Tuesday, May 03, 2005

Garlic and Cholesterol

You'd think if there was an easy, effective, vastly cheaper, and (almost) side-effect free alternative to pharmaceutical drugs for lowering cholesterol, people would grab it. There just may be. But I'm at a loss to explain why it just sits there in a bin at the grocery store left to sprout while hypercholesterolemics elect to unscrew the cap on their statins, down their little orange pill, and endure the drain on their muscle strength and checking account. Maybe it's the lack of desire to change one's diet. (Sacrosanct as it is.) Maybe it's the time involved in crushing a clove. Maybe it's the taste, or smell, or the lingering quality. If I had a choice, understandably not everyone does, it would be to stink of garlic than to invite liver or kidney failure, two of the more serious conditions related to taking statins. In fact, I credit my garlic consumption (among a few other habits) with keeping my cholesterol numbers in check as I age.

I need to say ... I believe there's a strong genetic influence contributing to cholesterol levels. And certainly, anyone with a history of heart disease needs to take aggressive action. Statins, taken religiously and in high enough doses can really dent those levels. But for a whole lot of otherwise healthy folks whose levels are just borderline high, there are a wealth of alternatives to try before filling the statin prescription. Garlic is just one. (Here's another.)

How It Works
The natural sulphur compounds in garlic are thought to act in a similar way as statins; they both inhibit an enzyme required for making cholesterol in our body.1

(A bonus for garlic - it's also been shown to reduce blood pressure, keep the blood from forming clots, prevent or slow the development of cancer, and keep at bay all those nasty microorganisms that lead to general human suffering. But those are for future posts.)

How To Take It
Unfortunately, garlic supplements don't show a consistently good effect on cholesterol in studies. (Positive studies show garlic can reduce total cholesterol by about 10%, and LDL by about 13%.) One reason - supplements typically concentrate one or a few compounds in garlic, which represent only a handful of garlic's suspected active ingredients. Varying potency of compounds in supplements, and lack of standardization (how much of what form is included) may also contribute to studies' lackluster results.
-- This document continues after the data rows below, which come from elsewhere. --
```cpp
int fs2_concat_fwd(const void* feats, const float* spk_table, const int64_t* spk,
                   const float* intensity, int B, int T, int D, int E, void* cat, int ldc,
                   int dtype, void* stream);
int fs2_concat_bwd_spk(const void* dcat, int ldc, const int64_t* spk, int B, int T, int D,
                       int n_spk, float* dspk, int dtype, float* workspace ,
                       void* stream);

int fs2_mask_rows(void* X, int64_t ldx, const float* keep, int M, int D, int dtype, void* stream);
int fs2_add3_mask_rows(void* X, const void* Y, const void* Z, int64_t ld, const float* keep,
                       int M, int D, int dtype, void* stream);

int fs2_rowdot_fwd(const void* u, int64_t ldu, const float* w, const float* b, float scale, int M,
                   int D, void* y, int dtype, void* stream);
int fs2_rowdot_bwd(const void* dy, const void* u, int64_t ldu, const float* w, float scale, int M,
                   int D, void* du, float* dw, float* db, int dtype, float* workspace,
                   void* stream);

int fs2_avg_over_durations(const float* values, int Tm_in, const int64_t* durs, int B, int Tp,
                           float* avg, float* workspace, void* stream);
int64_t fs2_avg_workspace_floats(int B, int Tm_in);

// ... 118 lines not shown
```

Before: 1.543 million mel-frames/s.

## Materialize dS image in dK/dV kernel and compute dQ from it

Adds a prep kernel that computes the row sums for the backward softmax (and stores kend per head). The dK/dV kernel then writes the dS tile into a bf16 workspace image. A new dQ kernel streams K and the dS image through LDS instead of recomputing QK^T and dO·V^T. This removes the duplicated recomputation in the dQ pass at the cost of writing and reading a B*H*Tp^2 bf16 buffer and a larger workspace. It is gated by an image-size cap.

Measured after the change: 1.555 million mel-frames/s (median of 6 runs). No clear change (+0.8%).

```diff
diff --git a/fine-grained-emotional-control-of-tts_amd/csrc/flash.hip b/fine-grained-emotional-control-of-tts_amd/csrc/flash.hip
--- a/fine-grained-emotional-control-of-tts_amd/csrc/flash.hip
+++ b/fine-grained-emotional-control-of-tts_amd/csrc/flash.hip
@@ -32,6 +32,10 @@
   uint32_t thr16;
   int xflags;
   const int32_t* qbound;
+  bf16* dst;
+  int tp;
+  int* kendws;
+  long ws_floats;
 };
 
 __device__ __forceinline__ int attn_qend(const AttnP& p, int b) {
@@ -473,6 +477,95 @@
   }
 }
 
+template <int NS>
+__device__ __forceinline__ float row_dot(const bf16x8 (&dof)[NS], const bf16x8 (&of)[NS]) {
+  float dot = 0.f;
+#pragma unroll
+  for (int s = 0; s < NS; ++s)
+#pragma unroll
+    for (int e = 0; e < 8; ++e) dot += (float)dof[s][e] * (float)of[s][e];
+  return dot;
+}
+
+template <int DH>
+__global__ void __launch_bounds__(256) attn_bwd_prep_kernel(AttnP p) {
+  constexpr int NS = DH / 32;
+  __shared__ __attribute__((aligned(16))) char smem[TMAX + 16];
+  uint8_t* kval = (uint8_t*)smem;
+  int* kbuf = (int*)(smem + TMAX);
+  const int lane = threadIdx.x & 63, wave = threadIdx.x >> 6, g = lane >> 4;
+  int blk, z;
+  attn_block_coords(blk, z);
+  const int b = z / p.H, h = z - b * p.H;
+  const bool past = blk * 64 >= attn_qend(p, b);
+  const int q = blk * 64 + wave * 16 + (lane & 15);
+  const bool in = q < p.T && !past;
+  const long ro = (long)b * p.T + (in ? q : 0);
+  bf16x8 dof[NS], of[NS];
+#pragma unroll
+  for (int s = 0; s < NS; ++s) {
+    dof[s] = in ? ld_frag(p.dout + ro * p.lddo + h * DH + 32 * s + 8 * g) : bf16x8{};
+    of[s] = in ? ld_frag(p.o + ro * p.ldo + h * DH + 32 * s + 8 * g) : bf16x8{};
+  }
+  int kfull;
+  const int kend = build_kvalid(kval, kbuf, p, b, h, &kfull);
+  if (blk == 0 && threadIdx.x == 0) p.kendws[z] = kend;
+  if (past) return;
+  const uint32_t dkey = fs2_drop_key(p.seed, p.salt);
+  const uint32_t row = (uint32_t)(z * p.T + q);
+  float dsum = xg_sum(row_dot<NS>(dof, of));
+  if (kend > 0 && kend <= 64) {
+    const bool drop = p.p_drop > 0.f;
+    const bf16* Qb = p.qkv + (long)b * p.T * p.ldq + h * DH;
+    const bf16* Kb = Qb + p.D;
+    const bf16* Vb = Qb + 2 * p.D;
+    const float c = p.scale_log2;
+    const float nlse = in ? -p.lse[(long)z * p.T + q] : 0.f;
+    bf16x8 qf[NS];
+#pragma unroll
+    for (int s = 0; s < NS; ++s) qf[s] = in ? ld_frag(Qb + (long)q * p.ldq + 32 * s + 8 * g) : bf16x8{};
+    uint32_t dc[4][2];
+    drop_lane_consts(dc, dkey, row, g);
+    f32x4 sacc[4], pacc[4];
+#pragma unroll
+    for (int kt = 0; kt < 4; ++kt) { sacc[kt] = f32x4{0, 0, 0, 0}; pacc[kt] = f32x4{0, 0, 0, 0}; }
+#pragma unroll
+    for (int s = 0; s < NS; ++s)
+#pragma unroll
+      for (int kt = 0; kt < 4; ++kt) {
+        const int kr = kt * 16 + (lane & 15);
+        const bf16x8 kf = kr < p.T ? ld_frag(Kb + (long)kr * p.ldq + 32 * s + 8 * g) : bf16x8{};
+        const bf16x8 vf = kr < p.T ? ld_frag(Vb + (long)kr * p.ldq + 32 * s + 8 * g) : bf16x8{};
+        sacc[kt] = __builtin_amdgcn_mfma_f32_16x16x32_bf16(kf, qf[s], sacc[kt], 0, 0, 0);
+        pacc[kt] = __builtin_amdgcn_mfma_f32_16x16x32_bf16(vf, dof[s], pacc[kt], 0, 0, 0);
+      }
+    const bool full = 64 <= kfull;
+    float part = 0.f;
+#pragma unroll
+    for (int kt = 0; kt < 4; ++kt) {
+      const uint32_t kw = full ? 0x01010101u : *(const uint32_t*)(kval + kt * 16 + 4 * g);
+#pragma unroll
+      for (int e2 = 0; e2 < 2; ++e2) {
+        const uint32_t hh = drop ? fs2_attn_mix(dc[kt][e2]) : 0u;
+#pragma unroll
+        for (int e = 0; e < 2; ++e) {
+          const int r = 2 * e2 + e;
+          float pr = fexp2(fmaf(sacc[kt][r], c, nlse));
+          if (!full) pr = (kw >> (8 * r)) & 1u ? pr : 0.f;
+          float dp = pacc[kt][r];
+          if (drop) dp = ((hh >> (16 * e)) & 0xffffu) >= p.thr16 ? dp * p.inv_keep : 0.f;
+          part += pr * (dp - dsum);
+        }
+      }
+    }
+    dsum += xg_sum(part);
+  }
+  if (in && g == 0) {
+    p.dsum[(long)z * p.T + q] = dsum;
+    ((uint32_t*)p.dsum)[(long)p.B * p.H * p.T + (long)z * p.T + q] = fs2_attn_rowhash(dkey, row);
+  }
+}
+
 template <int DH, int QG, int W8 = 8>
 __global__ void __launch_bounds__(W8 * 64 / QG, 1) attn_bwd_dq_kernel(AttnP p) {
   constexpr int NT = W8 * 64 / QG;
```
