diff --git a/pytorch-faster-rcnn_amd/frcnn_amd/_lib.py b/pytorch-faster-rcnn_amd/frcnn_amd/_lib.py
--- a/pytorch-faster-rcnn_amd/frcnn_amd/_lib.py
+++ b/pytorch-faster-rcnn_amd/frcnn_amd/_lib.py
@@ -95,6 +95,12 @@
     'frh_bn_act': (c_i32, [c_vp, c_vp, c_vp, c_vp, c_vp, c_vp, c_vp, c_f32, c_i64, c_i32, c_i64, c_i32, c_vp]),
     'frh_conv1x1_bn_act': (c_i32, [c_vp, c_vp, c_vp, c_vp, c_vp, c_vp, c_vp, c_vp, c_f32, c_i64, c_i32, c_i32, c_i64, c_i32,
                                    c_vp]),
+    'frh_conv1x1_bn_act_pre': (c_i32, [c_vp, c_vp, c_vp, c_vp, c_vp, c_vp, c_vp, c_vp, c_f32, c_vp, c_vp, c_vp, c_vp,
+                                       c_f32, c_i32, c_i64, c_i32, c_i32, c_i64, c_i32, c_vp]),
+    'frh_conv1x1_s2_bn_act': (c_i32, [c_vp, c_vp, c_vp, c_vp, c_vp, c_vp, c_vp, c_vp, c_f32, c_i64, c_i32, c_i32,
+                                      c_i32, c_i32, c_i32, c_vp]),
+    'frh_rpn_head1x1_levels': (c_i32, [c_i32, P(c_vp), P(c_vp), P(c_vp), c_vp, c_vp, c_vp, c_vp, c_i64, c_i32, c_i32,
+                                       c_i32, P(c_i32), P(c_i64), c_vp]),
     'frh_conv3x3_workspace': (c_size, [c_i32, c_i32]),
     'frh_conv3x3_bias_act': (c_i32, [c_vp, c_vp, c_vp, c_vp, c_vp, c_i64, c_i32, c_i32, c_i32, c_i32, c_i64, c_i64, c_i64,
                                      c_i32, c_vp]),
diff --git a/pytorch-faster-rcnn_amd/frcnn_amd/backbones.py b/pytorch-faster-rcnn_amd/frcnn_amd/backbones.py
--- a/pytorch-faster-rcnn_amd/frcnn_amd/backbones.py
+++ b/pytorch-faster-rcnn_amd/frcnn_amd/backbones.py
@@ -3,7 +3,7 @@
 import torch
 from torch import nn
 
-from .ops import bn_act, bn_act_maxpool, conv1x1_bn_act
+from .ops import bn_act_maxpool, conv1x1_bn_act, conv1x1_s2_bn_act
 
 _STAGE_BLOCKS = {50: (3, 4, 6, 3), 101: (3, 4, 23, 3), 152: (3, 8, 36, 3)}
 _STAGE_WIDTH = (64, 256, 512, 1024, 2048)
@@ -30,9 +30,12 @@
 
     def forward(self, x):
         y = conv1x1_bn_act(self.conv1, self.bn1, x)
-        y = bn_act(self.conv2(y), self.bn2)
-        skip = conv1x1_bn_act(self.downsample[0], self.downsample[1], x, relu=False) if self.do_downsample else x
-        return conv1x1_bn_act(self.conv3, self.bn3, y, skip=skip)
+        y = self.conv2(y)
+        skip = x
+        if self.do_downsample:
+            proj = conv1x1_s2_bn_act if self.downsample[0].stride == (2, 2) else conv1x1_bn_act
+            skip = proj(self.downsample[0], self.downsample[1], x, relu=False)
+        return conv1x1_bn_act(self.conv3, self.bn3, y, skip=skip, pre_bn=self.bn2)
 
 
 class ResNet(nn.Module):
diff --git a/pytorch-faster-rcnn_amd/frcnn_amd/heads/rpn_head.py b/pytorch-faster-rcnn_amd/frcnn_amd/heads/rpn_head.py
--- a/pytorch-faster-rcnn_amd/frcnn_amd/heads/rpn_head.py
+++ b/pytorch-faster-rcnn_amd/frcnn_amd/heads/rpn_head.py
@@ -66,7 +66,7 @@
 
     def forward(self, xs):
         hidden = ops.conv3x3_bias_act_levels(self.conv, xs, relu=True)
-        return [self.classifier(h) for h in hidden], [self.regressor(h) for h in hidden]
+        return ops.rpn_head1x1_levels(self.classifier, self.regressor, hidden)
 
     def predict_bboxes_from_output(self, cls_outs, reg_outs, img_metas, test_cfg):
         with torch.no_grad():
diff --git a/pytorch-faster-rcnn_amd/frcnn_amd/ops.py b/pytorch-faster-rcnn_amd/frcnn_amd/ops.py
--- a/pytorch-faster-rcnn_amd/frcnn_amd/ops.py
+++ b/pytorch-faster-rcnn_amd/frcnn_amd/ops.py
@@ -1073,15 +1073,122 @@
     return not _needs_grad(x, skip, conv.weight, bn.weight, bn.bias)
 
 
-def conv1x1_bn_act(conv, bn, x, skip=None, relu=True):
+_CONV1X1_PRE_EXCLUDED = frozenset([(512, 2048)])
+_CONV1X1_S2_EXCLUDED = frozenset([(512, 1024), (1024, 2048)])
+_CONV1X1_PRE_MAX_CIN = 512
+
+
+def conv1x1_pre_fused_ok(conv, bn, x, pre_bn, skip=None):
+    return (conv1x1_fused_ok(conv, bn, x, skip) and not pre_bn.training and pre_bn.running_mean is not None
+            and pre_bn.num_features == conv.in_channels and conv.in_channels <= _CONV1X1_PRE_MAX_CIN
+            and (conv.in_channels, conv.out_channels) not in _CONV1X1_PRE_EXCLUDED
+            and not _needs_grad(pre_bn.weight, pre_bn.bias))
+
+
+def conv1x1_bn_act(conv, bn, x, skip=None, relu=True, pre_bn=None):
+    if pre_bn is not None and not conv1x1_pre_fused_ok(conv, bn, x, pre_bn, skip):
+        x, pre_bn = bn_act(x, pre_bn), None
     if not conv1x1_fused_ok(conv, bn, x, skip):
         return bn_act(conv(x), bn, skip=skip, relu=relu)
     n, _, h, w = x.shape
     y = torch.empty(n, conv.out_channels, h, w, dtype=torch.float32, device=x.device)
+    if pre_bn is not None:
+        call('frh_conv1x1_bn_act_pre', ptr(x), ptr(conv.weight), ptr(skip), ptr(y), ptr(bn.weight), ptr(bn.bias),
+             ptr(bn.running_mean), ptr(bn.running_var), float(bn.eps), ptr(pre_bn.weight), ptr(pre_bn.bias),
+             ptr(pre_bn.running_mean), ptr(pre_bn.running_var), float(pre_bn.eps), 1, n, conv.in_channels,
+             conv.out_channels, h * w, int(bool(relu)), stream_of(x))
+        return y
     call('frh_conv1x1_bn_act', ptr(x), ptr(conv.weight), ptr(skip), ptr(y), ptr(bn.weight), ptr(bn.bias),
          ptr(bn.running_mean), ptr(bn.running_var), float(bn.eps), n, conv.in_channels, conv.out_channels, h * w,
          int(bool(relu)), stream_of(x))
     return y
+
+
+def conv1x1_s2_fused_ok(conv, bn, x):
+    if not (x.is_cuda and x.dtype == torch.float32 and x.dim() == 4 and x.is_contiguous()
+            and not bn.training and bn.running_mean is not None and conv.bias is None
+            and conv.weight.dtype == torch.float32 and conv.kernel_size == (1, 1) and conv.stride == (2, 2)
+            and conv.padding == (0, 0) and conv.dilation == (1, 1) and conv.groups == 1
+            and conv.weight.is_contiguous()):
+        return False
+    cout, cin = conv.out_channels, conv.in_channels
+    if x.shape[1] != cin or x.shape[0] == 0 or x.shape[2] == 0 or x.shape[3] == 0 or x.shape[3] % 8 or cin % 16 \
+            or cout % 64 or (x.data_ptr() | conv.weight.data_ptr()) % 16 or (cin, cout) in _CONV1X1_S2_EXCLUDED:
+        return False
+    return not _needs_grad(x, conv.weight, bn.weight, bn.bias)
+
+
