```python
# ... 56 lines not shown
    "cn_gemm_rows_grouped": [_p, _i, _p],
    "cn_gemm_rows_grouped_k": [_p, _i, _p],
    "cn_gemm_rows_grouped_plan": [_p, _i, ctypes.POINTER(_i), _i, ctypes.POINTER(_i)],
    "cn_conv_tune": [_i, _i, ctypes.c_long],
    "cn_conv_fwd_plan": [_G, _i, _i, _i, _i, _i, _i, _i, ctypes.POINTER(ctypes.c_int * 8)],
    "cn_conv_fwd_plan_ep": [_G, _i, _i, _i, _i, _i, _i, _i, _i, ctypes.POINTER(ctypes.c_int * 8)],
    "cn_conv_loop_select": [_i, _i, _i, _i],
    "cn_fwd2_col_block": [_i, _i, _i, _i, _i, _i],
    "cn_conv_fwd_dt": [_p, _p, _i, _p, _p, _p, _i, _i, _f, _p],
    "cn_conv_dgrad_dt": [_p, _p, _i, _p, _p, _i, _p],
    "cn_conv_wgrad_c3_partials": [],
    "cn_conv_wgrad_c3": [_p, _p, _p, _i, _p, _p, _i, _p],
    "cn_conv_wino_filter": [_p, _p, _i, _i, _i, _p],
    "cn_conv_fwd_wino": [_i, _i, _i, _i, _i, _p, _p, _p, _p, _i, _f, _p],
    "cn_conv_fwd_wino_ep": [_i, _i, _i, _i, _i, _p, _p, _p, _p, _p, _p, _p],
    "cn_conv_fwd_wino4": [_i, _i, _i, _i, _i, _p, _p, _p, _p, _i, _f, _p],
    "cn_conv_fwd_wino4_ep": [_i, _i, _i, _i, _i, _p, _p, _p, _p, _i, _f, _i, _p, _p, _p, _p, _i, _f, _p],
    "cn_conv_wino4_filter": [_p, _p, _i, _i, _i, _p],
    "cn_sumpool2": [_p, _p, _i, _i, _i, _i, _i, _i, _i, _p],
    "cn_gemm": [_i, _i, _i, _i, _i, _p, _i, _p, _i, _p, _i, _p, _i, _f, _p],
    "cn_gemm_plan": [_i] * 10 + [ctypes.POINTER(ctypes.c_int * 9)],
    "cn_nc_reduce4": [_p, _p, _i, _i, _i, _f, _i, _i, _p],
    "cn_nc_reduce": [_p, _p, _p, _p, _i, _i, _i, _i, _f, _i, _p],
    "cn_nc_reduce_plan": [_i, _i, _i, _i, _i, _i, ctypes.POINTER(ctypes.c_int * 8)],
    "cn_nc_lin2": [_p, _p, _p, _p, _p, _p, _p, _p, _i, _i, _i, _i, _i, _f, _i, _p],
    "cn_nc_rows_plan": [ctypes.c_longlong, _i, _i, ctypes.POINTER(ctypes.c_int * 2)],
    "cn_norm_coef_fwd": [_i, _p, _p, _p, _p, _p, _p, _p, _p, _i, _i, _i, _f, _p, _i, _p],
    "cn_norm_coef_bwd": [_i, _p, _p, _p, _p, _p, _p, _p, _p, _p, _p, _i, _i, _i, _f, _p],
    "cn_dual_tail_coef_fwd": [_p] * 13 + [_i, _i, _i, _f, _i, _i, _p],
    "cn_dual_tail_coef_bwd": [_p] * 13 + [ctypes.POINTER(ctypes.c_void_p), _i, _i, _i, _f, _i, _i, _p],
    "cn_dual_tail_gx": [_p] * 12 + [_i, _i, _i, _f, _i, _i, _p],
    "cn_dual_tail_gx_tx": [_p] * 18 + [_i, _i, _i, _f, _i, _i, _i, _p],
    "cn_norm_apply": [_i, _i] + [_p] * 13 + [_i, _i, _i, _f, _i, _f, _i, _p],
    "cn_nc_reduce_hxt": [_p, _p, _p, _p, _i, _i, _i, _f, _i, _i, _i, _p],
    "cn_zero": [_p, ctypes.c_size_t, _p],
    "cn_set_deterministic": [_i],
    "cn_get_deterministic": [],
    "cn_det_release_stream": [_p],
    "cn_gemm_acc": [_i, _i, _i, _i, _i, _p, _i, _p, _i, _p, _i, _p],
    "cn_sum_rows_into": [_p, _p, _i, _i, _i, _p],
    "cn_bn_act_bwd": [_p, _p, _p, _p, _p, _p, _p, _p, _i, _i, _i, _i, _i, _i, _p],
    "cn_nc_reduce_dact": [_p, _p, _p, _p, _p, _i, _i, _i, _i, _f, _i, _i, _p],
    "cn_act_fwd": [_p, _p, _z, _i, _f, _i, _p],
    "cn_act_bwd": [_p, _p, _p, _z, _i, _f, _i, _p],
    "cn_act_bwd_bias": [_p, _p, _p, _p, _i, _i, _i, _i, _f, _i, _i, _p],
    "cn_axpby": [_p, _p, _p, _z, _f, _f, _i, _p],
    "cn_mul": [_p, _p, _p, _z, _i, _p],
    "cn_sqdiff_sum": [_p, _p, _p, _z, _f, _i, _p],
    "cn_row_sumsq": [_p, _p, _i, _z, _p],
    "cn_row_scale": [_p, _p, _p, _i, _z, _f, _i, _p],
    "cn_row_scale_diff": [_p, _p, _p, _p, _i, ctypes.c_size_t, _f, _i, _p],
    "cn_tap_bwd": [_p, _p, _p, _p, _p, _i, ctypes.c_size_t, _f, _i, _f, _i, _p],
    "cn_maxpool2_bwd_act": [_p, _p, _p, _p, _f, _p, _i, _i, _i, _i, _i, _i, _p],
    "cn_stream_plan": [_i, _i, ctypes.c_longlong, _z, _i, _i, _i, _i, _i, _i, ctypes.c_uint, _i, ctypes.POINTER(ctypes.c_longlong * 4)],
    "cn_stream_plan_ptrs": [_i, _i, _i, ctypes.c_longlong, _z, _i, _i, _i, _i, _i, _i, ctypes.POINTER(ctypes.c_void_p * 4), _i, ctypes.POINTER(ctypes.c_longlong * 4)],
    "cn_stream_last_plan": [ctypes.POINTER(ctypes.c_longlong * 5)],
    "cn_masked_diff": [_p, _p, _p, _p, _z, _i, _p],
    "cn_maxpool_fwd": [_p, _p, _i, _i, _i, _i, _i, _i, _i, _i, _p],
    "cn_maxpool_bwd": [_p, _p, _p, _i, _i, _i, _i, _i, _i, _i, _i, _p],
    "cn_avgpool3_same": [_p, _p, _i, _i, _i, _i, _i, _p],
    "cn_dwconv3x3_fwd": [_p, _p, _p, _p, _i, _i, _i, _i, _i, _i, _f, _p],
    "cn_image_preprocess": [_p, _i, _p, _i, _i, _i, _i, _i, _i, _f, _f, _p],
    "cn_dwconv3x3_dgrad": [_p, _p, _p, _i, _i, _i, _i, _i, _p],
    "cn_dwconv3x3_wgrad_slices": [_i, _i, _i, _i, _i],
    "cn_dwconv3x3_wgrad": [_p, _p, _p, _i, _i, _i, _i, _i, _i, _p],
    "cn_bn_train_coef": [_p] * 12 + [ctypes.c_longlong, _i, _f, ctypes.c_double, _i, _p],
# ... 51 lines not shown
```

### confignet_amd/csrc/elementwise.hip

```cpp
#include "common.h"
#include "typed.h"
#include <stdlib.h>

namespace {

__device__ __forceinline__ float lrelu(float v, float s) { return v > 0.f ? v : v * s; }


template <int V> struct RowV { float v[V]; };

template <int V, typename T>
__device__ __forceinline__ RowV<V> ld_row(const T* p) {
    RowV<V> r;
    if constexpr (V == 4) {
        const float4 t = ld4<T>(p);
        r.v[0] = t.x; r.v[1] = t.y; r.v[2] = t.z; r.v[3] = t.w;
    } else {
        r.v[0] = ldf<T>(p);
    }
    return r;
}
template <int V, typename T>
__device__ __forceinline__ void st_row(T* p, const RowV<V>& r) {
    if constexpr (V == 4) st4<T>(p, make_float4(r.v[0], r.v[1], r.v[2], r.v[3]));
// ... 1208 lines not shown
    }
    CN_DISPATCH_DT(dt, {
        if (V == 4) hipLaunchKernelGGL((nc_lin2_kernel<4, T>), dim3(ew_blocks(total)), dim3(256), 0, st, (const T*)x1, a1, (const T*)x2, a2, bb, a3, b3, (T*)y, total, s, c, cstride, flags, slope, period2);
        else hipLaunchKernelGGL((nc_lin2_kernel<1, T>), dim3(ew_blocks(total)), dim3(256), 0, st, (const T*)x1, a1, (const T*)x2, a2, bb, a3, b3, (T*)y, total, s, c, cstride, flags, slope, period2);
    });
    CN_LAUNCH_CHECK();
    return CN_OK;
}
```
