#define SGL_TR6(ptr) \
  __builtin_shufflevector(lds_read_tr16<TIn>(ptr), lds_read_tr16<TIn>((ptr) + 4 * 512), 0, 1, 2, 3, 4, 5, 6, 7)
  lo_x8<TIn> fa[8], fb[4];
#ifdef SGL_TIMELINE
  unsigned long long tlp[5] = {0, 0, 0, 0, 0};
#define SGL_TLP(i) do { const unsigned long long n_ = __builtin_readcyclecounter(); tlp[i] += n_ - tl_last; tl_last = n_; } while (0)
  unsigned long long tl_last = __builtin_readcyclecounter();
#else
#define SGL_TLP(i)
#endif
  for (int kt = 0; kt < nk; ++kt) {
    const char* base = smem + (kt & 1) * G::STAGE + frow;
#pragma unroll
    for (int h = 0; h < 2; ++h) {
      if (active) {
#pragma unroll
        for (int j = 0; j < 4; ++j) fb[j] = SGL_TR6(base + G::OPA + h * 32 * 512 + (fb_col ^ (uint32_t)(j * 32)));
#pragma unroll
        for (int i = 0; i < 8; ++i) fa[i] = SGL_TR6(base + h * 32 * 512 + (fa_col ^ (uint32_t)(i * 32)));
      }
      if (h == 0) { issue(2, kt + 1); issue(3, kt + 1); }
      else { issue(0, kt + 2); issue(1, kt + 2); }
#ifdef SGL_TIMELINE
      SGL_TLP(0);
      asm volatile("s_waitcnt vmcnt(8) lgkmcnt(0)" ::: "memory");
      SGL_TLP(1);
      __builtin_amdgcn_sched_barrier(0);
      __builtin_amdgcn_s_barrier();
      __builtin_amdgcn_sched_barrier(0);
      SGL_TLP(2);
#else
      pp_end_read<8>();
#endif
      if (active) {
        __builtin_amdgcn_s_setprio(1);
#pragma unroll
        for (int i = 0; i < 8; ++i)
#pragma unroll
          for (int j = 0; j < 4; ++j)
            acc[i][j] = mfma_16x16x32(fa[i], fb[j], acc[i][j]);
        __builtin_amdgcn_s_setprio(0);
      }
#ifdef SGL_TIMELINE
      asm volatile("s_nop 0" ::"v"(acc[0][0]), "v"(acc[7][3]));
      SGL_TLP(3);
#endif
      SGL_PP_END_MFMA();
      SGL_TLP(4);
    }
  }
#ifdef SGL_TIMELINE
  if (lane == 0 && active && (w == 0 || w == 4)) {
    for (int i = 0; i < 5; ++i) atomicAdd(&g_tn6_tl[(w >> 2) * 6 + i], tlp[i]);
    atomicAdd(&g_tn6_tl[(w >> 2) * 6 + 5], (unsigned long long)(2 * nk));
  }
#endif
#undef SGL_TR6
  if (grp == 0) SGL_PP_END_MFMA();
  asm volatile("s_waitcnt vmcnt(0)" ::: "memory");
  EpiParams pq = p;
  if (p.split_stride) pq.out = reinterpret_cast<float*>(p.out) + (size_t)split * p.split_stride;
  store_tile_pp<G, EPI_F32, float>(smem, acc, wr, wc, lane, t, n1_0, n2_0, N1, N2, pq);
}

#ifdef SGL_TIMELINE
template <int NC, typename Print>
static void timeline_report(hipStream_t s, unsigned long long (&counters)[NC], Print&& print) {
  if (!getenv("SGL_TIMELINE")) return;
  unsigned long long h[NC];
  (void)hipStreamSynchronize(s);
  (void)hipMemcpyFromSymbol(h, HIP_SYMBOL(counters), sizeof(h));
  print(h);
  memset(h, 0, sizeof(h));
  (void)hipMemcpyToSymbol(HIP_SYMBOL(counters), h, sizeof(h));
}
#endif

template <typename G, int EPI, typename TOut, typename TIn>
static hipError_t launch_nt_pp(const TIn* A, int lda, const TIn* B, int ldb, int M, int N, int K, const EpiParams& p,
                               hipStream_t s) {
  const hipError_t e = set_max_dynamic_lds_once<&gemm_nt6_kernel<G, EPI, TOut, TIn>>(G::LDS);
  if (e != hipSuccess) return e;
  const int tiles_m = (M + G::BM - 1) / G::BM, tiles_n = (N + G::BN - 1) / G::BN;
  static const int band_env = getenv("SGL_BAND") ? atoi(getenv("SGL_BAND")) : 0;
  const int band_h = band_env != 0 ? band_env : -8;
  const int grid = band_h < 0 ? 8 * (((tiles_m + 7) / 8) * tiles_n)
                              : ((tiles_m * tiles_n + 7) / 8) * 8;
  EpiParams pp = p;
#ifdef SGL_TIMELINE
  static const bool skip_epi = getenv("SGL_NT6_SKIP_EPI") != nullptr;
  if (skip_epi && EPI != EPI_F32) pp.atomic = 77;
#endif
  hipLaunchKernelGGL((gemm_nt6_kernel<G, EPI, TOut, TIn>), dim3(grid), dim3(512), G::LDS, s, A, lda, B, ldb, M, N, K,
                     tiles_m, tiles_n, band_h, pp);
#ifdef SGL_TIMELINE
  timeline_report(s, g_nt6_tl, [&](const unsigned long long* h) {
    if (h[2])
      fprintf(stderr, "[timeline] gemm_nt6 %dx%d EPI %d M=%d N=%d K=%d: %llu tiles, main loop %.0f, epilogue %.0f cycles per tile\n",
              G::BM, G::BN, EPI, M, N, K, h[2], (double)h[0] / h[2], (double)h[1] / h[2]);
  });
#endif
  return hipGetLastError();
}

The best bang for your buck is still the raw deal, uncooked, and preferably ingested within 20 minutes of crushing. One of the primary active ingredients, allicin, is made available when the garlic is cut, sliced, minced, pressed, crushed, smashed, or otherwise broken apart and exposed to air ... but is inactivated when heated. (So don't swallow a whole clove ... you won't get much allicin and your esophagus will be sore for days!)

There are lots of variables that come into play when deciding how much garlic will do the trick - the age and type of garlic used, how it was handled after harvest (how much heat it was exposed to) and during food preparation, how much a person weighs, and how often a person could realistically be expected to consume it. That given, one to two fresh cloves daily are likely to provide benefit. (A head of garlic is made up of several cloves, each clove measures about 1 inch by 0.5 inch.)

I like to mince or press a clove into a small bowl of olive oil and spread it on bread or use as a condiment. Suggestions are welcome!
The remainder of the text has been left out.